At the same time, the mm2 offset syncs of the source cluster targetCluster. Internal topic records the offset mapping relationship between the source cluster and the target cluster. Combined with these two topics, we build an offset mapping service to complete the offset conversion of the target cluster.

Therefore, when the consumer needs to switch clusters, it will call the offset mapping service interface to obtain the offsets of the target cluster, and then actively seek to these locations to start consumption, so as to achieve relatively smooth cluster switching.

Application and practice of Apache Flink in auto home

2.8 integration of Flink and Kafka multi cluster architecture

Since the Kafka SDK is compatible with the usage of Kafka clients, users only need to change the dependencies and set cluster code、Flink.

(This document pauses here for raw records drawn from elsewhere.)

template <int MS>
__global__ void __cluster_dims__(CL, 1, 1) __launch_bounds__(NT, 1)
mnist_cl64_train_kernel(const Args a, const GenericShape gs) {
  using SM = Smem<MS>;
  constexpr int NO = SM::NO, PXS = SM::PXS;
  constexpr bool kDoublePix = SM::kDoublePix;
  static_assert(MS % 16 == 0 && NO <= NT / 32, "tile geometry");
  static_assert(CELLS % 2 == 0 && NCLS % 2 == 0 && 32 + NCLS / 2 <= NT, "16-byte parameter copies");
  extern __shared__ __align__(16) unsigned char smem_raw[];
  SM& sm = *reinterpret_cast<SM*>(smem_raw);
  const int tid = threadIdx.x, warp = tid >> 5, lane = tid & 31;
  const int l = blockIdx.z, bsplit = blockIdx.y, nsplit = gridDim.y;
  const int c = (int)cluster_rank();
  const double* th = reinterpret_cast<const double*>(a.theta) + (size_t)l * a.n_pad;
  const double pmean = gs.mean, pis = gs.inv_std;
  const bool u8 = a.x_is_u8 != 0;
  double* imgd = reinterpret_cast<double*>(sm.img);
  auto pix = [&](int s, int p) -> double {
    if constexpr (kDoublePix) return imgd[s * PXS + p];
    else if (u8) return sm.lut[sm.img[s * PXR + p]];
    else return (double)__ldg(reinterpret_cast<const float*>(a.x) + (size_t)sm.sidx[s] * 784 + 6 * HW * c + p);
  };
  long long* prof = a.prof != nullptr ? a.prof + ((l * nsplit + bsplit) * CL + c) * 64 : nullptr;
  stamp(prof, 0, tid);

  const int call = a.calls != nullptr ? a.calls[l] : 0;
  const BatchGeom bg = batch_geom<true>(a, l, call);
  if (tid < MS) {
    int idx = 0, lab = 0; float ok = 0.f;
    const uint32_t t = (uint32_t)(bsplit * MS + tid);
    if (t < bg.bs) {
      ok = 1.f;
      idx = a.direct ? (int)(l * a.batch + t) : bg.shard_off + (int)feistel_permute(bg.start + t, bg.m, bg.key);
      lab = (int)a.y[idx];
    }
    sm.sidx[tid] = idx; sm.valid[tid] = ok; sm.label[tid] = lab;
  }
  if constexpr (!kDoublePix)
    if (tid < 256) sm.lut[tid] = ((double)tid * (1.0 / 255.0) - pmean) * pis;
  __syncthreads();
  constexpr int NU8 = (MS * 35 + NT - 1) / NT, NF4 = kDoublePix ? (MS * 70 + NT - 1) / NT : 1;
  uint2 pu[NU8]; float4 pf[NF4];
  if (u8) {
#pragma unroll
    for (int i = 0; i < NU8; ++i) {
      const int o = tid + i * NT;
      pu[i] = make_uint2(0, 0);
      if (o < MS * 35) {
        const int s = o / 35, q = o - s * 35;
        if (sm.valid[s] != 0.f)
          pu[i] = *reinterpret_cast<const uint2*>(reinterpret_cast<const unsigned char*>(a.x) + (size_t)sm.sidx[s] * 784 + 6 * HW * c + 8 * q);
      }
    }
  } else if constexpr (kDoublePix) {
#pragma unroll
    for (int i = 0; i < NF4; ++i) {
      const int o = tid + i * NT;
      pf[i] = make_float4(0.f, 0.f, 0.f, 0.f);
      if (o < MS * 70) {
        const int s = o / 70, q = o - s * 70;
        if (sm.valid[s] != 0.f)
          pf[i] = *reinterpret_cast<const float4*>(reinterpret_cast<const float*>(a.x) + (size_t)sm.sidx[s] * 784 + 6 * HW * c + 4 * q);
      }
    }
  }
  if (u8) {
#pragma unroll
    for (int i = 0; i < NU8; ++i) {
      const int o = tid + i * NT;
      if (o < MS * 35) {
        const int s = o / 35, q = o - s * 35;
        if constexpr (kDoublePix) {
          const uint32_t w[2] = {pu[i].x, pu[i].y};
          double* dst = imgd + s * PXS + 8 * q;
#pragma unroll
          for (int j = 0; j < 8; ++j) dst[j] = ((double)((w[j >> 2] >> (8 * (j & 3))) & 0xff) * (1.0 / 255.0) - pmean) * pis;
        } else {
          *reinterpret_cast<uint2*>(sm.img + s * PXR + 8 * q) = pu[i];
        }
      }
    }
  } else if constexpr (kDoublePix) {
#pragma unroll
    for (int i = 0; i < NF4; ++i) {
      const int o = tid + i * NT;
      if (o < MS * 70) {
        double* dst = imgd + (o / 70) * PXS + 4 * (o % 70);
        dst[0] = pf[i].x; dst[1] = pf[i].y; dst[2] = pf[i].z; dst[3] = pf[i].w;
      }
    }
  }
  stamp(prof, 1, tid);
  pdl_wait();
  pdl_launch_dependents();
  stamp(prof, 2, tid);

  constexpr int NW2 = (NCLS * HID + NT - 1) / NT;
  double wcv = 0.0, w2v[NW2];
  if (tid < 75) wcv = __ldcg(th + a.off_wc + tid);
  else if (tid < 78) wcv = __ldcg(th + a.off_bc + (tid - 75));
#pragma unroll
  for (int i = 0; i < NW2; ++i) {
    const int o = tid + i * NT;
    w2v[i] = o < NCLS * HID ? __ldcg(th + a.off_w2 + o) : 0.0;
  }
  for (int o = tid; o < HID * KC / 2; o += NT) {
    const int j = o / (KC / 2), r = o - j * (KC / 2), ch = r / (CELLS / 2), q = 2 * (r - ch * (CELLS / 2));
    cp_async16(sm.w + j * WS + ch * CELLS + q, th + a.off_w1 + (size_t)j * FC1_IN + ch * NPOOL + CELLS * c + q);
  }
  if (tid < HID / 2) cp_async16(sm.b1 + 2 * tid, th + a.off_b1 + 2 * tid);
  else if (tid >= 32 && tid < 32 + NCLS / 2) cp_async16(sm.b2 + 2 * (tid - 32), th + a.off_b2 + 2 * (tid - 32));
  cp_async_commit();
  if (tid < 78) sm.wc[tid] = wcv;
#pragma unroll
  for (int i = 0; i < NW2; ++i) {
    const int o = tid + i * NT;
    if (o < NCLS * HID) sm.w2[(o / HID) * HR + hr(o % HID)] = w2v[i];
  }
  __syncthreads();
  stamp(prof, 3, tid);

  for (int it = tid; it < MS * CELLS; it += NT) {
    const int s = it / CELLS, cell = it - s * CELLS;
    const int pr = cell / PHW, px = cell - pr * PHW;
    const int p0 = (2 * pr) * HW + 2 * px;
    double patch[6][6];
    if constexpr (kDoublePix) {
      const double* src = imgd + s * PXS + p0;
#pragma unroll
      for (int r = 0; r < 6; ++r)
#pragma unroll
        for (int q = 0; q < 6; q += 2) {
          const double2 v = *reinterpret_cast<const double2*>(src + r * HW + q);
          patch[r][q] = v.x; patch[r][q + 1] = v.y;
        }
    } else {
#pragma unroll
      for (int r = 0; r < 6; ++r)
#pragma unroll
        for (int q = 0; q < 6; ++q) patch[r][q] = pix(s, p0 + r * HW + q);
    }
    const bool ok = sm.valid[s] != 0.f;
#pragma unroll 1
    for (int ch = 0; ch < F; ++ch) {
      double a00 = 0, a01 = 0, a10 = 0, a11 = 0;
#pragma unroll
      for (int ky = 0; ky < KS; ++ky)
#pragma unroll
        for (int kx = 0; kx < KS; ++kx) {
          const double w = sm.wc[ch * 25 + ky * 5 + kx];
          a00 += w * patch[ky][kx]; a01 += w * patch[ky][kx + 1];
          a10 += w * patch[ky + 1][kx]; a11 += w * patch[ky + 1][kx + 1];
        }
      double m = a00; int ai = 0;
      if (a01 > m) { m = a01; ai = 1; }
      if (a10 > m) { m = a10; ai = 2; }
      if (a11 > m) { m = a11; ai = 3; }
      m += sm.wc[75 + ch];
      m = (ok && m > 0.0) ? m : 0.0;
      sm.a[s * WS + ch * CELLS + cell] = m;
      sm.arg[s * KC + ch * CELLS + cell] = (unsigned char)(ai | (m > 0.0 ? 4 : 0));
    }
  }
  cp_async_wait<0>();
  __syncthreads();
  stamp(prof, 4, tid);

  {
    constexpr int NJ1 = MS == 64 ? 2 : 1, NGRP = 8 / NJ1;
    if (warp < (MS / 16) * NGRP) {
      const int m0 = 16 * (warp / NGRP), n0 = 8 * NJ1 * (warp % NGRP);
      double acc[NJ1][4];
      zero(acc);
      gemm_k<NJ1, KC>(acc, m0, n0, lane, at(sm.a, WS), at_t(sm.w, WS));
#pragma unroll
      for (int j = 0; j < NJ1; ++j)
#pragma unroll
        for (int i = 0; i < 4; ++i) sm.h[frow(m0, lane, i) * HS + fcol(n0 + 8 * j, lane, i)] = acc[j][i];
    }
  }
  stamp(prof, 5, tid);
  cluster_sync();
  stamp(prof, 6, tid);
  if (c == 0 && tid == 0 && a.calls != nullptr) {
    if (a.arrive == nullptr || nsplit == 1) a.calls[l] = call + 1;
    else if (atomicAdd(a.arrive + l, 1u) == (unsigned)nsplit - 1) { a.arrive[l] = 0; a.calls[l] = call + 1; }
  }

  const int s0 = c * NO;
  const double inv_bs = 1.0 / (double)(bg.bs ? bg.bs : 1);
  if (warp < NO) {
    const int sl = warp, s = s0 + sl;
    double hv[2];
#pragma unroll
    for (int q = 0; q < 2; ++q) {
      const int j = lane + 32 * q;
      const double* src = sm.h + s * HS + j;
      double v = sm.b1[j];
#pragma unroll
      for (int r = 0; r < CL; ++r) v += ld_dsmem(map_to(src, (uint32_t)r));
      hv[q] = v > 0.0 ? v : 0.0;
      sm.h_loc[sl * HR + hr(j)] = hv[q];
    }
    __syncwarp();
    double zp[2];
#pragma unroll
    for (int r = 0; r < 2; ++r) {
      const int o = lane + 32 * r, cc = o >> 2, part = o & 3;
      double v = 0.0;
      if (o < 4 * NCLS) {
#pragma unroll
        for (int jj = 0; jj < 16; ++jj) v += sm.h_loc[sl * HR + part * 17 + jj] * sm.w2[cc * HR + part * 17 + jj];
      }
      v += __shfl_xor_sync(0xffffffffu, v, 1);
      v += __shfl_xor_sync(0xffffffffu, v, 2);
      zp[r] = v;
    }
    static_assert(NCLS > 8 && NCLS <= 16, "two rounds of four lanes per class");
    const double z0 = __shfl_sync(0xffffffffu, zp[0], (4 * lane) & 31), z1 = __shfl_sync(0xffffffffu, zp[1], (4 * lane) & 31);
    const bool cls = lane < NCLS;
    const double zc = cls ? (lane < 8 ? z0 : z1) + sm.b2[lane] : -1.0e300;
    const double mx = wmax(zc);
    const double se = warp_sum(cls ? exp(zc - mx) : 0.0);
    const double lse = mx + log(se);
    const int y = sm.label[s];
    const double ok = (double)sm.valid[s];
    const double dzc = cls ? ok * inv_bs * (exp(zc - lse) - (lane == y ? 1.0 : 0.0)) : 0.0;
    if (cls) sm.dz[sl * 16 + lane] = dzc;
    if (lane == y) sm.red[sl] = ok * (lse - zc);
    double dh[2] = {0.0, 0.0};
#pragma unroll
    for (int cc = 0; cc < NCLS; ++cc) {
      const double d = __shfl_sync(0xffffffffu, dzc, cc);
      dh[0] += d * sm.w2[cc * HR + hr(lane)];
      dh[1] += d * sm.w2[cc * HR + hr(lane + 32)];
    }
#pragma unroll
    for (int q = 0; q < 2; ++q) sm.dh_loc[sl * HID + lane + 32 * q] = hv[q] > 0.0 ? dh[q] : 0.0;
  }
  __syncthreads();
  for (int o = tid; o < NCLS * HID; o += NT) {
    const int cc = o >> 6, j = o & 63;
    double v = 0.0;
    for (int sl = 0; sl < NO; ++sl) v += sm.dz[sl * 16 + cc] * sm.h_loc[sl * HR + hr(j)];
    sm.part[PART_W2 + o] = v;
  }
  if (tid < HID) {
    double v = 0.0;
    for (int sl = 0; sl < NO; ++sl) v += sm.dh_loc[sl * HID + tid];
    sm.part[PART_B1 + tid] = v;
  } else if (tid >= 64 && tid < 64 + NCLS) {
    double v = 0.0;
    for (int sl = 0; sl < NO; ++sl) v += sm.dz[sl * 16 + (tid - 64)];
    sm.part[PART_B2 + (tid - 64)] = v;
  } else if (tid == 96) {
    double v = 0.0;
    for (int sl = 0; sl < NO; ++sl) v += sm.red[sl];
    sm.part[PART_LOSS] = v * inv_bs;
  }
  stamp(prof, 7, tid);
  cluster_sync();
  stamp(prof, 8, tid);
  double* gp = reinterpret_cast<double*>(a.grad_part) + ((size_t)l * nsplit + bsplit) * a.n_pad;
  {
    constexpr int NE = PART_N - PART_B1, PER = (NE + CL - 1) / CL;
    const int o = PART_B1 + c * PER + tid;
    if (tid < PER && o < PART_N) {
      double v = 0.0;
#pragma unroll
      for (int r = 0; r < CL; ++r) v += ld_dsmem(map_to(sm.part + o, (uint32_t)r));
      if (o < PART_W2) gp[a.off_b1 + (o - PART_B1)] = v;
      else if (o < PART_B2) gp[a.off_w2 + (o - PART_W2)] = v;
      else if (o < PART_LOSS) gp[a.off_b2 + (o - PART_B2)] = v;
      else {
        a.loss_part[l * nsplit + bsplit] = (float)v;
        if (a.loss_mirror != nullptr) a.loss_mirror[l * nsplit + bsplit] = (float)v;
      }
    }
  }
  for (int o = tid; o < MS * HID; o += NT) {
    const int s = o >> 6, j = o & 63, r = s / NO;
    sm.h[s * HS + j] = ld_dsmem(map_to(sm.dh_loc + (s - r * NO) * HID + j, (uint32_t)r));
  }
  __syncthreads();
  stamp(prof, 9, tid);

  constexpr int NP2 = (MS / 16) * (KT / 2), NR2 = (NP2 + NT / 32 - 1) / (NT / 32);
  static_assert(KT % 2 == 0 && KC * MS + (NT / 32) * 16 <= HID * WS, "da1 and the conv-grad warp sums fit in the W slice");
  double acc2[NR2][2][4];
#pragma unroll
  for (int r = 0; r < NR2; ++r) {
    zero(acc2[r]);
    const int p = warp + r * (NT / 32);
    if (p < NP2) gemm_k<2, HID>(acc2[r], 16 * (p / (KT / 2)), 16 * (p % (KT / 2)), lane, at(sm.h, HS), at(sm.w, WS));
  }
  __syncthreads();
  stamp(prof, 10, tid);
  double* da1 = sm.w;
#pragma unroll
  for (int r = 0; r < NR2; ++r) {
    const int p = warp + r * (NT / 32);
    if (p < NP2) {
      const int m0 = 16 * (p / (KT / 2)), n0 = 16 * (p % (KT / 2));
#pragma unroll
      for (int jt = 0; jt < 2; ++jt)
#pragma unroll
        for (int i = 0; i < 4; ++i) {
          const int s = frow(m0, lane, i), k = fcol(n0 + 8 * jt, lane, i);
          if (k < KC) da1[k * MS + s] = (sm.arg[s * KC + k] & 4) ? acc2[r][jt][i] : 0.0;
        }
    }
  }
  __syncthreads();
  stamp(prof, 11, tid);
  constexpr int W3 = NT / 32 - HID / 16, NJ3 = KT / 2;
  if (warp >= W3) {
    const int m0 = 16 * (warp - W3);
#pragma unroll 1
    for (int n0 = 0; n0 < 8 * KT; n0 += 8 * NJ3) {
      double acc[NJ3][4];
      zero(acc);
      gemm_k<NJ3, MS>(acc, m0, n0, lane, at_t(sm.h, HS), at(sm.a, WS));
#pragma unroll
      for (int jt = 0; jt < NJ3; ++jt)
#pragma unroll
        for (int i = 0; i < 4; i += 2) {
          const int j = frow(m0, lane, i), k = fcol(n0 + 8 * jt, lane, i);
          if (k < KC) {
            const int ch = k / CELLS, cell = k - ch * CELLS;
            __stcg(reinterpret_cast<double2*>(gp + a.off_w1 + (size_t)j * FC1_IN + ch * NPOOL + CELLS * c + cell),
                   make_double2(acc[jt][i], acc[jt][i + 1]));
          }
        }
    }
    stamp(prof, 12, tid - W3 * 32);
  }
  constexpr int KW = 3, NRUN = MS * 3;
  static_assert(KS * KW < NT / 32 && F * KS <= 16, "conv-grad work split");
  double* wsums = sm.w + KC * MS;
  auto pix2 = [&](int s, int p) -> double2 {
    if constexpr (kDoublePix) return *reinterpret_cast<const double2*>(imgd + s * PXS + p);
    else return make_double2(pix(s, p), pix(s, p + 1));
  };
  if (warp < KS * KW) {
    const int ky = warp / KW;
    double acc[16];
#pragma unroll
    for (int i = 0; i < 16; ++i) acc[i] = 0.0;
#pragma unroll 1
    for (int r = tid - ky * KW * 32; r < NRUN; r += KW * 32) {
      const int s = r % MS, pr = r / MS;
      const int rb = (2 * pr + ky) * HW;
      double x0[6], x1[6];
#pragma unroll
      for (int px = 0; px < PHW; ++px) {
        const int p = rb + 2 * px;
        if (px == 0) {
#pragma unroll
          for (int q = 0; q < 6; q += 2) {
            const double2 u = pix2(s, p + q), v = pix2(s, p + HW + q);
            x0[q] = u.x; x0[q + 1] = u.y; x1[q] = v.x; x1[q + 1] = v.y;
          }
        } else {
#pragma unroll
          for (int q = 0; q < 4; ++q) { x0[q] = x0[q + 2]; x1[q] = x1[q + 2]; }
          const double2 u = pix2(s, p + 4), v = pix2(s, p + HW + 4);
          x0[4] = u.x; x0[5] = u.y; x1[4] = v.x; x1[5] = v.y;
        }
#pragma unroll
        for (int ch = 0; ch < F; ++ch) {
          const int k = ch * CELLS + pr * PHW + px;
          const double g = da1[k * MS + s];
          const int ai = sm.arg[s * KC + k] & 3;
          const double g00 = ai == 0 ? g : 0.0, g01 = ai == 1 ? g : 0.0, g10 = ai == 2 ? g : 0.0, g11 = ai == 3 ? g : 0.0;
#pragma unroll
          for (int kx = 0; kx < KS; ++kx) {
            double& t = acc[ch * KS + kx];
            t = fma(g00, x0[kx], t); t = fma(g01, x0[kx + 1], t);
            t = fma(g10, x1[kx], t); t = fma(g11, x1[kx + 1], t);
          }
        }
      }
    }
    warp_reduce_scatter16(acc, lane);
    if ((lane & 1) == 0 && (lane >> 1) < F * KS) wsums[warp * 16 + (lane >> 1)] = acc[0];
  } else if (warp == KS * KW) {
#pragma unroll 1
    for (int ch = 0; ch < F; ++ch) {
      double v = 0.0;
      for (int o = lane; o < CELLS * MS; o += 32) v += da1[ch * CELLS * MS + o];
      v = warp_sum(v);
      if (lane == 0) wsums[warp * 16 + ch] = v;
    }
  }
  __syncthreads();
  if (tid < 78) {
    double v = 0.0;
    if (tid < 75) {
      const int ch = tid / 25, t = tid - ch * 25, ky = t / KS, kx = t - ky * KS;
#pragma unroll
      for (int w = 0; w < KW; ++w) v += wsums[(ky * KW + w) * 16 + ch * KS + kx];
    } else {
      v = wsums[KS * KW * 16 + (tid - 75)];
    }
    st_dsmem(map_to(sm.h_loc + c * 80 + tid, 0u), v);
  }
  stamp(prof, 13, tid);
  cluster_sync();
  if (c == 0 && tid < 78) {
    double v = 0.0;
#pragma unroll
    for (int r = 0; r < CL; ++r) v += sm.h_loc[r * 80 + tid];
    gp[tid < 75 ? a.off_wc + tid : a.off_bc + (tid - 75)] = v;
  }
  stamp(prof, 14, tid);
}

ID and other parameters.

After the cluster switch of Producer / consumer occurs, the metric data of Kafka is not re registered due to the creation of a new producer / consumer instance, resulting in that the metric data cannot be reported normally. We added the unregister method in the abstractmetricgroup class. When listening to the switching event of Producer / consumer, we can re register Kafka metrics.

So far, we have completed Flink’s support for Kafka multi cluster architecture.

Application and practice of Apache Flink in auto home

4、 Follow up planning

Application and practice of Apache Flink in auto home

At present, most of the data statistics scenarios we support are based on traffic data or user behavior data. These scenarios do not have high requirements for accurate once semantics. With the gradual improvement of the community’s support for change log, at the same time, our data access system supports accurate once semantics, and is doing the function of full access of business tables to Kafka, Therefore, accurate data statistics can be realized in the follow-up to support the statistical needs of transactions, clues and finance.

Some companies have put forward the concept of Lake warehouse integration. The data Lake technology can indeed solve some pain points of the original data warehouse architecture. For example, the data does not support update operation and can not achieve quasi real-time data query. At present, we are trying to integrate Flink with iceberg and Hudi, and we will find scenarios in the company and land them later.

Original link
This article is the original content of Alibaba cloud and cannot be reproduced without permission.